EXERCISE DATA:
# nv-dvl/nerfmatch

Hardware: AMD Instinct MI355X
Metric: rays*samples/sec (higher is better)
Workload: dtype fp16x3 (fp16 MFMA on hi/lo-split fp32 operands, three products per fp32 product, fp32 accumulate; fp32 everywhere else)

## Files before the change

### nerfmatch_amd/csrc/nerf_points_bf16.hip

```cpp
#include "nerf_split_chain.h"

namespace {
using namespace nmbf;
using nmsample::HALF_PI_F32, nmsample::frustum, nmsample::ray_consts, nmsample::lift_var, nmsample::ipe_exact, nmsample::view_row_value;

struct PointsArgs {
  const char* blob;
  const float* xi;
  const float* xd;
  const float* g4;
  float* out4;
  float* g_xi0;
  float* g_xi5;
  float* g_xd;
  u32x4* gates;
  int n, ntiles;
  const float* rays;
  const float* z;
  const float* app_row;
  int S, Sa;
  float* feats;
  const float* tap_w;
  const float* tap_g;
  int tap;
// ... 116 lines not shown
          if (ob < 2) gv0 |= bit; else gv1 |= bit;
          pr = NM_FMA(hv, wr4[e], pr);
          pg = NM_FMA(hv, wg4[e], pg);
          pb = NM_FMA(hv, wb4[e], pb);
        }
      }
    cx.gptr[8 * 256] = u32x4{gv0, gv1, 0u, 0u};
    pr = (pr + nm_shfl_xor32(pr)) + sm_small[OFF_MISC + 1];
    pg = (pg + nm_shfl_xor32(pg)) + sm_small[OFF_MISC + 2];
    pb = (pb + nm_shfl_xor32(pb)) + sm_small[OFF_MISC + 3];
    const float sigma_raw = (cx.sig_part + nm_shfl_xor32(cx.sig_part)) + sm_small[OFF_MISC];
    if (hh == 0 && sample < a.n) *reinterpret_cast<f32x4*>(a.out4 + (size_t)sample * 4) = f32x4{pr, pg, pb, sigma_raw};
  }
}

template <bool GATED>
struct UnitWorkB {
  Ctx& cx;
  Unit& out;
  int u;
  u32x4 gw;
  float v8[8];
  float f0, f1;
  __device__ __forceinline__ void prefetch() {}
  __device__ __forceinline__ void operator()(int j) {
    const int ob = u >> 1, m = u & 1;
    if (j < 4) {
      float a0 = cx.hv[ob * 16 + 8 * m + j], a1 = cx.hv[ob * 16 + 8 * m + 4 + j];
      if constexpr (GATED) {
        const unsigned w = gw[u >> 2];
        const int base = 8 * (u & 3);
        const int e0 = j, e1 = 4 + j;
        const int b0 = base + ((e0 & 1) ? 4 + (e0 >> 1) : (e0 >> 1)), b1 = base + ((e1 & 1) ? 4 + (e1 >> 1) : (e1 >> 1));
        a0 = __int_as_float(__float_as_int(a0) & __builtin_amdgcn_sbfe((int)w, b0, 1));
        a1 = __int_as_float(__float_as_int(a1) & __builtin_amdgcn_sbfe((int)w, b1, 1));
      }
      v8[j] = a0; v8[4 + j] = a1;
      pin(v8[j]); pin(v8[4 + j]);
    } else if (!(j & 1)) {
      const int p = (j - 4) >> 1;
      unsigned hp = pack_bf16(v8[2 * p], v8[2 * p + 1]);
      f0 = __uint_as_float(hp << 16);
      f1 = __uint_as_float(hp & 0xffff0000u);
      pin(hp); pin(f0); pin(f1);
      out.h[p] = hp;
    } else {
      const int p = (j - 5) >> 1;
      float r0 = v8[2 * p] - f0, r1 = v8[2 * p + 1] - f1;
      pin(r0); pin(r1);
      unsigned lp = pack_bf16(r0, r1);
      pin(lp);
      out.l[p] = lp;
    }
  }
};
template <bool GATED>
__device__ __forceinline__ UnitWorkB<GATED> unit_work_b(int u, Ctx& cx, Unit& out, const u32x4& gw) {
  return UnitWorkB<GATED>{cx, out, u, gw, {}, 0.f, 0.f};
}
template <bool GATED>
__device__ __forceinline__ void make_unit0_b(Ctx& cx, const u32x4& gw) {
  UnitWorkB<GATED> w = unit_work_b<GATED>(0, cx, cx.xn, gw);
#pragma unroll
  for (int j = 0; j < 12; ++j) w(j);
}
template <int NOB, int NKS, bool GATED>
__device__ __forceinline__ void bwd_product(f32x16 (&acc)[NOB], Ctx& cx, const u32x4& gw) {
#pragma unroll
  for (int ks = 0; ks < NKS; ks += 2) {
    {
      const Unit xc = cx.xn;
      const bf16x8 xh = __builtin_bit_cast(bf16x8, xc.h), xl = __builtin_bit_cast(bf16x8, xc.l);
      if constexpr (NOB == 8) {
        if (ks == 0) slot_step8<0, true, true>(acc, cx, xh, xl, unit_work_b<GATED>(ks + 1, cx, cx.xn, gw));
        else slot_step8<0, false, true>(acc, cx, xh, xl, unit_work_b<GATED>(ks + 1, cx, cx.xn, gw));
      } else {
        if (ks == 0) slot_step4<0, true, true>(acc, cx, xh, xl, unit_work_b<GATED>(ks + 1, cx, cx.xn, gw));
        else slot_step4<0, false, true>(acc, cx, xh, xl, unit_work_b<GATED>(ks + 1, cx, cx.xn, gw));
      }
    }
    {
      const Unit xc = cx.xn;
      const bf16x8 xh = __builtin_bit_cast(bf16x8, xc.h), xl = __builtin_bit_cast(bf16x8, xc.l);
      if constexpr (NOB == 8) {
        if (ks + 2 < NKS) slot_step8<0, false, false>(acc, cx, xh, xl, unit_work_b<GATED>(ks + 2, cx, cx.xn, gw));
        else slot_step8<0, false, false>(acc, cx, xh, xl, NoWork{});
      } else {
// ... 169 lines not shown
```

### nerfmatch_amd/csrc/nerf_split_chain.h

```cpp
#pragma once
#include "nerf_bf16_common.h"

namespace nmbf {

template <int P> constexpr bool is_bf16() { return P == 0 || P == 4; }
template <int P> constexpr bool has_gates() { return P == 4; }
typedef _Float16 f16x8 __attribute__((ext_vector_type(8)));
typedef _Float16 f16x2 __attribute__((ext_vector_type(2)));
template <int P>
__device__ __forceinline__ f32x16 mfma_p(const bf16x8& a, const bf16x8& b, const f32x16& c) {
  if constexpr (is_bf16<P>()) return MFMA_BF16(a, b, c);
  else return __builtin_amdgcn_mfma_f32_32x32x16_f16(__builtin_bit_cast(f16x8, a), __builtin_bit_cast(f16x8, b), c, 0, 0, 0);
}
template <int P> constexpr bool is_split() { return P != 1; }
template <int P> constexpr int slot_bytes() { return is_split<P>() ? SLOT_BYTES : SLOT_BYTES / 2; }
template <int P> constexpr int slot_floats() { return slot_bytes<P>() / 4; }
template <int P> constexpr int ring_slots() { return is_split<P>() ? NRING : 2 * NRING; }
template <int P> constexpr int ring_ahead() { return is_split<P>() ? 4 : 6; }
constexpr float F16_MAX = 65504.0f;
__device__ __forceinline__ void split8_f16(const float (&v)[8], bf16x8& hi, bf16x8& lo) {
  f16x8 h8, l8;
#pragma unroll
  for (int i = 0; i < 8; ++i) {
    const float c = __builtin_amdgcn_fmed3f(v[i], -F16_MAX, F16_MAX);
// ... 92 lines not shown
      d.l[o] = __builtin_bit_cast(bf16x8, s4[((4 * p + o) * 2 + 1) * 64]);
    } else {
      d.h[o] = __builtin_bit_cast(bf16x8, s4[(4 * p + o) * 64]);
    }
  }
}

struct Ctx {
  const char* blob_slots;
  float* ring;
  const float* sm_small;
  f32x4* tapw;
  bool tap_pref;
  bool rgb;
  float* tap_ring;
  float* tap_ipe;
  int nslots, wave, lane, hi;
  int tap;
  int g;
  unsigned dma_voff;
  unsigned dma_lds;
  OpHalf opA;
  OpHalf opB;
  Unit xn;
  float sig_part;
  float sc;
  float vmax;
  unsigned* rng;
  u32x4* gptr;
  unsigned gbits[4];
  float hv[128];
};

template <int P>
__device__ __forceinline__ void ring_request(const Ctx& cx, int g, int j) {
  const int slot = g + 2 + (j >> 2);
  const char* base = cx.blob_slots + (size_t)slot * slot_bytes<P>();
  const unsigned lds = cx.dma_lds + (unsigned)(slot & (ring_slots<P>() - 1)) * slot_bytes<P>();
  unsigned m0_saved;
#define NM_DMA_PIECE(OFS)                                                                                                        \
  asm volatile("s_mov_b32 %0, m0\n\ts_mov_b32 m0, %1\n\tglobal_load_lds_dwordx4 %2, %3 offset:" #OFS "\n\ts_mov_b32 m0, %0" \
               : "=&s"(m0_saved) : "s"(lds), "v"(cx.dma_voff), "s"(base) : "memory")
  switch (j & 3) {
    case 0: NM_DMA_PIECE(0); break;
    case 1: NM_DMA_PIECE(1024); break;
    case 2: NM_DMA_PIECE(2048); break;
// ... 7 lines not shown
  for (int g0 = 0; g0 < (is_split<P>() ? 2 : ring_ahead<P>()); ++g0) dma_slot<P>(blob_slots, g0, ring, wave, lane);
}
template <int P>
__device__ __forceinline__ void ring_open_wait(Ctx& cx) {
  cx.dma_voff = (unsigned)(cx.wave * (slot_bytes<P>() / 4) + cx.lane * 16);
  const float* q = cx.ring + cx.wave * (slot_floats<P>() / 4);
  cx.dma_lds = (unsigned)__builtin_amdgcn_readfirstlane((int)(unsigned)(size_t)(const __attribute__((address_space(3))) float*)q);
  NM_WAIT_VMCNT(0);
  __builtin_amdgcn_s_barrier();
}

__device__ __forceinline__ unsigned gate_byte(const u32x4& h) {
  const unsigned w0 = h[0], w1 = h[1], w2 = h[2], w3 = h[3];
  unsigned m0, m1, m2, m3;
  const unsigned one = 0x00010001u;
  asm("v_pk_min_u16 %0, %1, %2" : "=v"(m0) : "v"(w0), "v"(one));
  asm("v_pk_min_u16 %0, %1, %2" : "=v"(m1) : "v"(w1), "v"(one));
  asm("v_pk_min_u16 %0, %1, %2" : "=v"(m2) : "v"(w2), "v"(one));
  asm("v_pk_min_u16 %0, %1, %2" : "=v"(m3) : "v"(w3), "v"(one));
  const unsigned t = m0 | (m1 << 1) | (m2 << 2) | (m3 << 3);
  return (t & 0xfu) | ((t >> 12) & 0xf0u);
}
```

WHAT THIS TASK INVOLVES: In the records above, find every line containing the word "return" and show it.

TASK RESULT:
  return UnitWorkB<GATED>{cx, out, u, gw, {}, 0.f, 0.f};
template <int P> constexpr bool is_bf16() { return P == 0 || P == 4; }
template <int P> constexpr bool has_gates() { return P == 4; }
  if constexpr (is_bf16<P>()) return MFMA_BF16(a, b, c);
  else return __builtin_amdgcn_mfma_f32_32x32x16_f16(__builtin_bit_cast(f16x8, a), __builtin_bit_cast(f16x8, b), c, 0, 0, 0);
template <int P> constexpr bool is_split() { return P != 1; }
template <int P> constexpr int slot_bytes() { return is_split<P>() ? SLOT_BYTES : SLOT_BYTES / 2; }
template <int P> constexpr int slot_floats() { return slot_bytes<P>() / 4; }
template <int P> constexpr int ring_slots() { return is_split<P>() ? NRING : 2 * NRING; }
template <int P> constexpr int ring_ahead() { return is_split<P>() ? 4 : 6; }
  return (t & 0xfu) | ((t >> 12) & 0xf0u);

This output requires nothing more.